Judges Sing The Theme To Rawhide As Foreclosure Defense Become Harder And Orlando Foreclosures Decline
Metro Orlando foreclosures continue to decline. The Orlando area has had 8% fewer filings in April than a month earlier. In addition, Orlando foreclosures declined 35% fewer than a year earlier.
Real estate analyst Attom Data Solutions states Orange County saw a 46% decrease in foreclosures year-over-year.
The Orlando area averaged about a 1-in-2,000 occurrence according to Attom.
The drop in Orlando foreclosures is also driving up purchase prices. The data shows that there are fewer opportunities for bottom-feeders and deal seekers. It has also caused a 43% decrease in inventory year-over-year.
Seminole County has bucked the trend in the four-county area. The county had 125 foreclosures for the month. This is 64% higher than the previous month. However, this is still 17% fewer than a year earlier.
Foreclosures were down 17% year-over-year. Lake County’s numbers were closest in the region to the national average at 16%.
Foreclosure Defense Becomes Harder As Orlando Foreclosures Decline
Florida Circuit Court judges have made no secret of the fact they don’t want to hear foreclosure cases. Matter of fact, they don’t even hide their prejudice. One Orange County judge reportedly sang the theme to Rawhide as he was ruling in favor of a lender in a recent foreclosure case.

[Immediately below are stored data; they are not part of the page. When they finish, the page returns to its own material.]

template <int PASS>
__global__ __launch_bounds__(RS_THREADS) void k_rs_scatter(FerDev d, const uint8_t *dig2_in, const uint4 *rec_in, uint4 *rec1_out,
                                                          uint8_t *dig2_out, uint32_t *rec_tmp, uint16_t *skey, const uint32_t *hist,
                                                          int ntiles)
{
    __shared__ unsigned run[RS_THREADS / 64][RS_ND];
    __shared__ unsigned base[RS_ND], dstart[RS_ND];
    __shared__ unsigned wsum[RS_THREADS / 64];
    __shared__ unsigned long long wtot[RS_THREADS / 64];
    __shared__ __attribute__((aligned(16))) uint4 srec[RS_TILE];
    const int s = blockIdx.y, tile = blockIdx.x, tid = threadIdx.x;
    if (d.hdr[s * 4 + 3] != 0) return;
    const int lane = tid & 63, wv = tid >> 6;
    const int n = d.W * d.H;
    const size_t g0 = (size_t)s * n;
    if (tid < RS_ND) {
#pragma unroll
        for (int w = 0; w < RS_THREADS / 64; w++) run[w][tid] = 0;
        base[tid] = hist[((size_t)s * RS_ND + tid) * ntiles + tile];
    }
    const int w0 = tile * RS_TILE + wv * (RS_TILE / (RS_THREADS / 64));
    unsigned dg[RS_ITEMS], rk[RS_ITEMS];
    uint4 rec[PASS == 0 ? RS_ITEMS : 1];
    if (PASS == 0) {
        const int W = d.W, H = d.H;
        const uint8_t *R = d.refY + (size_t)s * d.ysz;
        uint8_t *smp = (uint8_t *)srec;
        unsigned long long *PL = (unsigned long long *)srec;
        const int t0 = tile * RS_TILE, cnt = min(RS_TILE, n - t0);
        const int xa = t0 / H, ya = t0 - xa * H, xb = (t0 + cnt - 1) / H;
        const int nc = xb - xa + 1, Q = cnt + 7 * nc;
        const int HR = H + 7;
        const float rHR = 1.0f / (float)HR, rH = 1.0f / (float)H;
        const bool shared_box = nc >= 3;
        const int nd0 = ((xb + 7) >> 2) - (xa >> 2) + 1;
        const int nd = shared_box ? (((nd0 | 1) * 4 * HR <= (int)sizeof(srec)) ? (nd0 | 1) : nd0) : RS_SEG_PITCH / 4;
        const int pitch = nd * 4;
        const int rows0 = shared_box ? HR : (nc == 1 ? cnt + 7 : HR - ya);
        {
            const int nboxes = shared_box ? 1 : nc;
            for (int bx = 0; bx < nboxes; bx++) {
                const int nr = bx == 0 ? rows0 : (t0 + cnt - xb * H) + 7;
                const int xs = (xa + bx) & ~3, r0 = (shared_box || bx) ? 0 : ya;
                uint8_t *dst = smp + (bx ? rows0 * RS_SEG_PITCH : 0);
                if (nd <= 7) {
                    const bool inside = xs + nd * 4 <= W;
                    for (int ra = tid; ra < nr; ra += 2 * RS_THREADS) {
                        uint32_t v[2][7];
#pragma unroll
                        for (int k = 0; k < 2; k++) {
                            const int r = ra + k * RS_THREADS;
                            const uint8_t *row = R + (size_t)min(r0 + min(r, nr - 1), H - 1) * W;
                            const uint32_t last = inside ? 0u : (uint32_t)row[W - 1] * 0x01010101u;
#pragma unroll
                            for (int j = 0; j < 7; j++)
                                if (j < nd) v[k][j] = (inside || xs + j * 4 < W) ? *(const uint32_t *)(row + xs + j * 4) : last;
                        }
#pragma unroll
                        for (int k = 0; k < 2; k++) {
                            const int r = ra + k * RS_THREADS;
                            if (r < nr) {
#pragma unroll
                                for (int j = 0; j < 7; j++)
                                    if (j < nd) *(uint32_t *)(dst + r * pitch + j * 4) = v[k][j];
                            }
                        }
                    }
                } else {
                    const float rnd = 1.0f / (float)nd;
                    for (int i0 = 0; i0 < nr * nd; i0 += 8 * RS_THREADS) {
                        uint32_t v[8];
                        int at[8];
#pragma unroll
                        for (int k = 0; k < 8; k++) {
                            const int i = i0 + k * RS_THREADS + tid;
                            at[k] = -1;
                            if (i < nr * nd) {
                                unsigned r, c4;
                                rs_divmod((unsigned)i, (unsigned)nd, rnd, r, c4);
                                const int gx = xs + (int)c4 * 4, gy = min(r0 + (int)r, H - 1);
                                const uint8_t *row = R + (size_t)gy * W;
                                v[k] = gx < W ? *(const uint32_t *)(row + gx) : (uint32_t)row[W - 1] * 0x01010101u;
                                at[k] = (int)r * pitch + (int)c4 * 4;
                            }
                        }
#pragma unroll
                        for (int k = 0; k < 8; k++)
                            if (at[k] >= 0) *(uint32_t *)(dst + at[k]) = v[k];
                    }
                }
            }
        }
        __syncthreads();
        const int L = ((Q + RS_THREADS - 1) / RS_THREADS) | 1;
        const int q0 = min(tid * L, Q), q1 = min(q0 + L, Q);
        unsigned long long hv[13];
        unsigned long long tot = 0;
        {
            unsigned c, r;
            rs_divmod((unsigned)(q0 + ya), (unsigned)HR, rHR, c, r);
#pragma unroll
            for (int k = 0; k < 13; k++) {
                hv[k] = 0;
                if (q0 + k < q1) {
                    int a;
                    if (shared_box)
                        a = (int)r * pitch + (xa & 3) + (int)c;
                    else
                        a = (c ? rows0 * RS_SEG_PITCH + (int)r * RS_SEG_PITCH : ((int)r - ya) * RS_SEG_PITCH) + ((xa + (int)c) & 3);
                    const uint32_t *w = (const uint32_t *)(smp + (a & ~3));
                    const uint32_t sh = (uint32_t)(a & 3);
                    const uint32_t lo = __builtin_amdgcn_alignbyte(w[1], w[0], sh);
                    const uint32_t hi = __builtin_amdgcn_alignbyte(w[2], w[1], sh);
                    const uint32_t a4 = __builtin_amdgcn_sad_u8(lo, 0u, 0u);
                    const uint32_t a8 = __builtin_amdgcn_sad_u8(hi, 0u, a4);
                    const uint32_t ac = __builtin_amdgcn_sad_u8(hi & 0xffffu, 0u, __builtin_amdgcn_sad_u8(lo & 0xffffu, 0u, 0u));
                    hv[k] = ((unsigned long long)ac << 32) | (a8 | (a4 << 16));
                    tot += hv[k];
                    if (++r == (unsigned)HR) {
                        r = 0;
                        c++;
                    }
                }
            }
        }
        unsigned long long inc = tot;
#pragma unroll
        for (int o = 1; o < 64; o <<= 1) {
            const unsigned lo = (unsigned)__shfl_up((int)(unsigned)inc, o), hi = (unsigned)__shfl_up((int)(unsigned)(inc >> 32), o);
            if (lane >= o) inc += ((unsigned long long)hi << 32) | lo;
        }
        if (lane == 63) wtot[wv] = inc;
        __syncthreads();
        unsigned long long pre = inc - tot;
        for (int w = 0; w < wv; w++) pre += wtot[w];
#pragma unroll
        for (int k = 0; k < 13; k++)
            if (q0 + k < q1) {
                PL[q0 + k] = pre;
                pre += hv[k];
            }
        if (q0 < Q && q1 == Q) PL[Q] = pre;
        __syncthreads();
        unsigned x = 0, y = 0;
#pragma unroll
        for (int r = 0; r < RS_ITEMS; r++) {
            const int idx = w0 + r * 64 + lane;
            dg[r] = 0;
            rec[r] = make_uint4(0, 0, 0, 0);
            if (r == 0 || H < 64) {
                rs_divmod((unsigned)min(idx, n - 1), (unsigned)H, rH, x, y);
            } else {
                y += 64;
                if (y >= (unsigned)H) {
                    y -= (unsigned)H;
                    x++;
                }
            }
            if (idx < n) {
                const int c = (int)x - xa;
                const int q = c * HR + (int)y - ya;
                const unsigned long long p0 = PL[q], p8 = PL[q + 8];
                const uint32_t *pl = (const uint32_t *)PL;
                const uint32_t l0 = (uint32_t)p0, l2 = pl[(q + 2) * 2], l4 = pl[(q + 4) * 2], l6 = pl[(q + 6) * 2];
                const unsigned long long dd = p8 - p0;
                const uint32_t k0 = (uint32_t)dd & 0xffffu, k2 = (uint32_t)(dd >> 16) & 0xffffu, k4 = (uint32_t)(dd >> 32) & 0xffffu;
                const uint32_t k1 = (l4 - l0) & 0xffffu, k3 = ((l2 - l0) + (l6 - l4)) & 0xffffu;
                rec[r] = make_uint4(k0 | (k1 << 16), k2 | (k3 << 16), k4, (x << 16) | y);
                dg[r] = k0 & (RS_ND - 1);
            }
        }
    } else {
#pragma unroll
        for (int r = 0; r < RS_ITEMS; r++) {
            const int idx = w0 + r * 64 + lane;
            dg[r] = idx < n ? (unsigned)dig2_in[g0 + idx] : 0u;
        }
    }
    __syncthreads();
    const unsigned long long lt = (1ull << lane) - 1ull;
#pragma unroll
    for (int r = 0; r < RS_ITEMS; r++) {
        const bool ok = w0 + r * 64 + lane < n;
        unsigned long long peers;
        {
            uint32_t dlo = 0, dhi = 0;
#pragma unroll
            for (int b = 0; b < RS_BITS; b++) {
                const unsigned long long bal = __ballot((dg[r] >> b) & 1);
                const uint32_t mine = 0u - ((dg[r] >> b) & 1u);
                dlo |= (uint32_t)bal ^ mine;
                dhi |= (uint32_t)(bal >> 32) ^ mine;
            }
            peers = __ballot(ok) & ~(((unsigned long long)dhi << 32) | dlo);
        }
        const unsigned before = run[wv][dg[r]];
        rk[r] = before + (unsigned)__popcll(peers & lt);
        __builtin_amdgcn_fence(__ATOMIC_SEQ_CST, "wavefront");
        __builtin_amdgcn_wave_barrier();
        if (ok && (peers & lt) == 0) run[wv][dg[r]] = before + (unsigned)__popcll(peers);
        __builtin_amdgcn_fence(__ATOMIC_SEQ_CST, "wavefront");
        __builtin_amdgcn_wave_barrier();
    }
    __syncthreads();
    unsigned tot = 0;
    if (tid < RS_ND) {
#pragma unroll
        for (int w = 0; w < RS_THREADS / 64; w++) {
            unsigned c = run[w][tid];
            run[w][tid] = tot;
            tot += c;
        }
    }
    {
        unsigned inc = tot;
#pragma unroll
        for (int o = 1; o < 64; o <<= 1) {
            unsigned v = __shfl_up(inc, o);
            if (lane >= o) inc += v;
        }
        if (lane == 63) wsum[wv] = inc;
        __syncthreads();
        unsigned before = 0;
        for (int w = 0; w < wv; w++) before += wsum[w];
        if (tid < RS_ND) dstart[tid] = before + inc - tot;
    }
    __syncthreads();
#pragma unroll
    for (int r = 0; r < RS_ITEMS; r++) {
        const int idx = w0 + r * 64 + lane;
        if (idx < n) srec[dstart[dg[r]] + run[wv][dg[r]] + rk[r]] = PASS == 0 ? rec[r] : rec_in[g0 + idx];
    }
    __syncthreads();
    const int cnt = min(RS_TILE, n - tile * RS_TILE);
    if (PASS == 0) {
        for (int i = tid; i < cnt; i += RS_THREADS) {
            const uint4 v = srec[i];
            const unsigned key = v.x & 0xffffu;
            const unsigned dgi = key & (RS_ND - 1);
            const size_t pos = g0 + min(base[dgi] + ((unsigned)i - dstart[dgi]), (unsigned)n - 1u);
            rec1_out[pos] = v;
            dig2_out[pos] = (uint8_t)(key >> RS_BITS);
        }
    } else {
        uint32_t *recs = d.zero_cnt[s] > 0 ? rec_tmp : d.sort_rec;
        for (int i = tid; i < cnt; i += RS_THREADS) {
            const uint4 v = srec[i];
            const unsigned key = v.x & 0xffffu;
            const unsigned dgi = key >> RS_BITS;
            const size_t pos = g0 + base[dgi] + ((unsigned)i - dstart[dgi]);
            uint32_t *o = recs + pos * 3;
            o[0] = v.w;
            o[1] = (v.x >> 16) | (v.y << 16);
            o[2] = (v.y >> 16) | (v.z << 16);
            d.sort_pos[pos] = v.w;
            skey[pos] = (uint16_t)key;
        }
    }
}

Florida Circuit Court judges have shown they are prejudiced against homeowners in foreclosure. I have had cases where Circuit Court judges will ignore evidence of fraud and misrepresentation by the lender or a foreclosure mill lawyer. I have also had a case where the Broward County judge ruled in favor of a lender after we proved the lender lacked standing. The ruling was later overturned by the Florida 4th DCA.
Judges are also ramming foreclosure cases through their docket faster than they did during the days of the Rocket Docket.
Homeowners with legitimate defenses are being forced to fight their foreclosures on the appellate level. This can be costly. The Florida DCA requires homeowners put up a bond for the appeal. The bond could cost the homeowner up to 1/3 of the foreclosure judgment.